GOAL OF THE EXERCISE:
Please find every line in the records below that contains the word "opaque", and copy it.
═════ EXERCISE MATERIAL ═════
# Rongjiehuang/FastDiff

Hardware: AMD Instinct MI355X
Metric: real-time factor (audio-sec/wall-sec), N=4 reverse steps, 80x864 mel (higher is better)
Workload: dtype f32 results; 2-piece fp16 operands (22 bit) on fp16 MFMA, fp32 accumulate; GEMM as Winograd F(2,3); exact-fp32 twin; 1 GPU; BASELINE configs[1]: LJSpeech shape, batch=8 x 80x864 mel per GPU, N=4, HIP kernels + hipGraph sampler; batch_per_gpu=8, frames=864, reverse_steps=4, graph=True, weights=random init seed 1234 (no checkpoint offline), world_size=1, gpus_visible=1, oversubscribed=False

## Files before the change

fastdiff_amd/csrc/fd_kernels_lvc.hip:

```cpp
#include "fd_kernels_common.h"

namespace fdk_fast {

template <int HOP, int DIL>
struct LvcCfg {
    static constexpr int WC = 64;
    static constexpr int W = 4 * WC;
    static constexpr int H = (DIL + 1 + 3) & ~3;
    static constexpr int XLD = W + 2 * H;
    static constexpr int YLD = W + 4;
};

#ifdef FD_LVC_TIMING
__device__ long long fd_dbg[64 * 4 * 8];
#define FD_STAMP(i) do { if (lane == 0 && blockIdx.y == FD_LVC_TIMING && blockIdx.x >= 100 && blockIdx.x < 164) \
        fd_dbg[((blockIdx.x - 100) * 4 + wave) * 8 + (i)] = (long long)__builtin_amdgcn_s_memtime(); } while (0)
#elif defined(FD_LVC_TIMELINE)
__device__ long long *fd_tl;
#define FD_STAMP_AT(i) do { if (threadIdx.x == 0) { long long *q_ = fd_tl + ((size_t)blockIdx.y * gridDim.x + blockIdx.x) * 10; \
        q_[i] = (long long)__builtin_amdgcn_s_memrealtime(); \
        if ((i) == 0) { q_[8] = __builtin_amdgcn_s_getreg(63492); q_[9] = __builtin_amdgcn_s_getreg(63508); } } } while (0)
#if defined(FD_TL_VARIANT)
#define FD_STAMP(i) do { if ((i) == 0 || (i) == 6 || (i) == 7) FD_STAMP_AT(i); else if ((i) == 1) FD_STAMP_AT(5); } while (0)
#define FD_STAMP_X(i) FD_STAMP_AT(i)
#else
#define FD_STAMP(i) FD_STAMP_AT(i)
#endif
#else
#define FD_STAMP(i)
#endif
#ifndef FD_STAMP_X
#define FD_STAMP_X(i)
#endif

__device__ __forceinline__ float gate(float a, float b)
{
    typedef float f2 __attribute__((ext_vector_type(2)));
    b = fmaxf(b, -15.0f);
    const f2 e = f2{a, b} * f2{-1.4426950408889634f, -2.8853900817779268f};
    const f2 uv = f2{__builtin_amdgcn_exp2f(e.x), __builtin_amdgcn_exp2f(e.y)};
    const f2 d = uv + 1.0f;
    return (1.0f - uv.y) * __builtin_amdgcn_rcpf(d.x * d.y);
}

template <int HOP, int DIL>
__global__ void __launch_bounds__(256, 2) k_lvc_layer(const float *__restrict__ xin, const float *__restrict__ skip,
                                                      float *__restrict__ xout, const float *__restrict__ kpack, int layer,
                                                      const float *__restrict__ wpack, const float *__restrict__ wref,
                                                      const float *__restrict__ cbias, int T, const int *__restrict__ run_if,
                                                      const int *__restrict__ lens)
{
    static_assert(HOP >= 64, "hop 8 has its own kernel (k_lvc_h8)");
    using Cfg = LvcCfg<HOP, DIL>;
    if (run_if && *run_if == 0) return;
    constexpr int WC = Cfg::WC, W = Cfg::W, H = Cfg::H, XLD = Cfg::XLD, YLD = Cfg::YLD, NT = WC / 32;
    constexpr int LT = (HOP == 256) ? 1 : 2;
    constexpr int LN = (HOP == 256) ? 4 : 2;
    constexpr bool PREACT = (HOP == 256);
    __shared__ __attribute__((aligned(16))) float xs[fd::C * XLD];
    __shared__ __attribute__((aligned(16))) float ys[fd::C * YLD];
    const int Ln = T * HOP;
    const int b = blockIdx.y, w0 = blockIdx.x * W;
    const int Tb = frames_of(lens, b, T), Lnb = Tb * HOP;
    if (w0 >= Lnb) return;
    const int tid = threadIdx.x, lane = tid & 63, wave = tid >> 6, l31 = lane & 31, hi = lane >> 5;
    const int cw = wave * WC;
    const bool wave_valid = (w0 + cw) < Lnb;
    const int mt0 = (HOP == 256) ? (wave & 1) : 0;
    const int lcw = (HOP == 256) ? 128 * (wave >> 1) : cw;
    FD_STAMP(0);

    float4 ka[LT][12];
    float4 bz[LT][4];
    if constexpr (HOP >= 64) {
        if (wave_valid) {
            const int f = (w0 + lcw) / HOP;
            const float *rec = kpack + ((int64_t)b * T + f) * fd::KREC;
            const float4 *kp4 = reinterpret_cast<const float4 *>(rec + layer * fd::KLAYER) + 2 * lane;
            const float4 *kb4 = reinterpret_cast<const float4 *>(rec + fd::KW + layer * 64);
#pragma unroll
            for (int m = 0; m < LT; ++m) {
#pragma unroll
                for (int i = 0; i < 12; ++i) ka[m][i] = kp4[((mt0 + m) * 6 + (i >> 1)) * 128 + (i & 1)];
#pragma unroll
                for (int j = 0; j < 4; ++j) bz[m][j] = kb4[(mt0 + m) * 8 + 2 * j + hi];
            }
        }
    }
    float4 wa[12];
#pragma unroll
    for (int i = 0; i < 12; ++i) wa[i] = reinterpret_cast<const float4 *>(wpack)[i * 64 + lane];
    float4 cb[4];
#pragma unroll
    for (int j = 0; j < 4; ++j) cb[j] = reinterpret_cast<const float4 *>(cbias)[2 * j + hi];
    {
        const float *xr = xin + (int64_t)b * fd::C * Ln, *sr = skip + (int64_t)b * fd::C * Ln;
        constexpr int NF4 = XLD / 4, TOTAL = fd::C * NF4, NK = (TOTAL + 255) / 256;
        constexpr int NB = (HOP == 64) ? 2 : 1, KB = (NK + NB - 1) / NB;
#pragma unroll
        for (int bt = 0; bt < NB; ++bt) {
            float4 xa[KB], sa[KB];
#pragma unroll
            for (int k = 0; k < KB; ++k) {
                const int idx = (bt * KB + k) * 256 + tid, ci = idx / NF4, c4 = idx - ci * NF4, g = w0 - H + 4 * c4;
                const bool ok = idx < TOTAL && g >= 0 && g < Lnb;
                xa[k] = ok ? *reinterpret_cast<const float4 *>(xr + (int64_t)ci * Ln + g) : make_float4(0.f, 0.f, 0.f, 0.f);
                sa[k] = ok ? *reinterpret_cast<const float4 *>(sr + (int64_t)ci * Ln + g) : make_float4(0.f, 0.f, 0.f, 0.f);
            }
            __builtin_amdgcn_sched_barrier(0);
#pragma unroll
            for (int k = 0; k < KB; ++k) {
                const int idx = (bt * KB + k) * 256 + tid, ci = idx / NF4, c4 = idx - ci * NF4;
                if (idx < TOTAL) {
                    const float4 r = make_float4(xa[k].x + sa[k].x, xa[k].y + sa[k].y, xa[k].z + sa[k].z, xa[k].w + sa[k].w);
                    if constexpr (PREACT) {
                        *reinterpret_cast<float4 *>(xs + ci * XLD + 4 * c4) =
                            make_float4(lrelu(r.x, 0.2f), lrelu(r.y, 0.2f), lrelu(r.z, 0.2f), lrelu(r.w, 0.2f));
                        if (c4 >= H / 4 && c4 < H / 4 + W / 4) *reinterpret_cast<float4 *>(ys + ci * YLD + 4 * c4 - H) = r;
                    } else {
                        *reinterpret_cast<float4 *>(xs + ci * XLD + 4 * c4) = r;
                    }
                }
            }
        }
    }
    const int hside = tid >> 7, ho = (tid & 127) >> 2, hq = tid & 3;
    __syncthreads();
    FD_STAMP(1);
    float resid[PREACT ? LN : 1][PREACT ? 8 * LT : 1];
    if constexpr (PREACT) {
#pragma unroll
        for (int nt = 0; nt < LN; ++nt)
#pragma unroll
            for (int m = 0; m < LT; ++m)
#pragma unroll
                for (int r = 0; r < 8; ++r)
                    resid[nt][m * 8 + r] = ys[(16 * (mt0 + m) + (r & 3) + 8 * (r >> 2) + 4 * hi) * YLD + lcw + nt * 32 + l31];
        __syncthreads();
    }

    if (wave_valid) {
        f32x16 acc[NT];
#pragma unroll
        for (int ct = 0; ct < NT; ++ct) {
#pragma unroll
            for (int r = 0; r < 16; ++r) acc[ct][r] = f4c(cb[r >> 2], r & 3);
            const int col = hi * XLD + H + cw + ct * 32 + l31;
            const int o[3] = {opaque(col - DIL), opaque(col), opaque(col + DIL)};
#pragma unroll
            for (int s = 0; s < 48; ++s) {
                const int tap = s >> 4, c2 = (2 * s) & 31;
                const float xv = xs[o[tap] + c2 * XLD];
                const float v = PREACT ? xv : lrelu(xv, 0.2f);
                acc[ct] = mfma32(f4c(wa[s >> 2], s & 3), v, acc[ct]);
                if (ct > 0 && s % 3 == 1) {
                    const int r = s / 3, cp = cw + (ct - 1) * 32 + l31;
                    ys[drow(r, hi) * YLD + cp + 1] = (w0 + cp) < Lnb ? lrelu(acc[ct - 1][r], 0.2f) : 0.0f;
                }
            }
        }
        {
            const int cp = cw + (NT - 1) * 32 + l31;
            const bool inside = (w0 + cp) < Lnb;
#pragma unroll
            for (int r = 0; r < 16; ++r) ys[drow(r, hi) * YLD + cp + 1] = inside ? lrelu(acc[NT - 1][r], 0.2f) : 0.0f;
        }
    } else {
#pragma unroll
        for (int ct = 0; ct < NT; ++ct)
#pragma unroll
            for (int r = 0; r < 16; ++r) ys[drow(r, hi) * YLD + cw + ct * 32 + l31 + 1] = 0.0f;
    }
    FD_STAMP(2);
    {
        float4 hwt[6];
#pragma unroll
        for (int j = 0; j < 6; ++j) hwt[j] = reinterpret_cast<const float4 *>(wref + (ho * fd::C + 8 * hq) * 3)[j];
        const float hbias = cbias[ho];
        const int c = hside ? W : -1, g = w0 + c;
        float accv = 0.0f;
        if (g >= 0 && g < Lnb) {
            const float wv[24] = {hwt[0].x, hwt[0].y, hwt[0].z, hwt[0].w, hwt[1].x, hwt[1].y, hwt[1].z, hwt[1].w,
                                  hwt[2].x, hwt[2].y, hwt[2].z, hwt[2].w, hwt[3].x, hwt[3].y, hwt[3].z, hwt[3].w,
                                  hwt[4].x, hwt[4].y, hwt[4].z, hwt[4].w, hwt[5].x, hwt[5].y, hwt[5].z, hwt[5].w};
#pragma unroll
            for (int j = 0; j < 8; ++j)
#pragma unroll
                for (int tap = 0; tap < 3; ++tap)
                {
                    const float xv = xs[(8 * hq + j) * XLD + H + c + (tap - 1) * DIL];
                    accv += wv[j * 3 + tap] * (PREACT ? xv : lrelu(xv, 0.2f));
                }
        }
        accv += __shfl_xor(accv, 1, 64);
        accv += __shfl_xor(accv, 2, 64);
        if (hq == 0) ys[ho * YLD + c + 1] = (g >= 0 && g < Lnb) ? lrelu(accv + hbias, 0.2f) : 0.0f;
    }
    FD_STAMP(3);
    __syncthreads();
    FD_STAMP(4);
    if (!wave_valid) return;

    const int64_t orow = (int64_t)b * fd::C * Ln;
    if constexpr (HOP >= 64) {
        float *xo = xout + orow + (int64_t)(4 * hi) * Ln + w0 + lcw + l31;
        const unsigned Lnu = (unsigned)Ln;
        f32x16 a[LN][LT];
        auto epilogue_row = [&](int nt, int m, int r) {
            const int chl = 16 * (mt0 + m) + (r & 3) + 8 * (r >> 2);
            float xr;
            if constexpr (PREACT) xr = resid[nt][m * 8 + r];
            else xr = xs[(chl + 4 * hi) * XLD + H + lcw + nt * 32 + l31];
            xo[(unsigned)chl * Lnu + (unsigned)(nt * 32)] = xr + gate(a[nt][m][r], a[nt][m][r + 8]);
        };
        constexpr int EPI = 8 * LT, GAP = 48 / EPI;
#pragma unroll
        for (int nt = 0; nt < LN; ++nt) {
#pragma unroll
            for (int m = 0; m < LT; ++m)
#pragma unroll
                for (int r = 0; r < 16; ++r) a[nt][m][r] = f4c(bz[m][r >> 2], r & 3);
            const int yc = hi * 8 * YLD + lcw + nt * 32 + l31;
            const int yo[3] = {opaque(yc), opaque(yc + 1), opaque(yc + 2)};
#pragma unroll
            for (int s = 0; s < 48; ++s) {
                const int tap = s >> 4, c2 = 16 * ((s >> 3) & 1) + (s & 7);
                const float v = ys[yo[tap] + c2 * YLD];
#pragma unroll
                for (int m = 0; m < LT; ++m) a[nt][m] = mfma32(f4c(ka[m][s >> 2], s & 3), v, a[nt][m]);
                if (nt > 0 && s % GAP == GAP / 2) {
                    const int e = s / GAP;
                    epilogue_row(nt - 1, e / 8, e % 8);
                }
            }
            if (nt == 0) FD_STAMP(5);
        }
        FD_STAMP(6);
#pragma unroll
        for (int e = 0; e < EPI; ++e) epilogue_row(LN - 1, e / 8, e % 8);
        FD_STAMP(7);
    }
}
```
═════
RESULT BELOW:
            const int o[3] = {opaque(col - DIL), opaque(col), opaque(col + DIL)};
            const int yo[3] = {opaque(yc), opaque(yc + 1), opaque(yc + 2)};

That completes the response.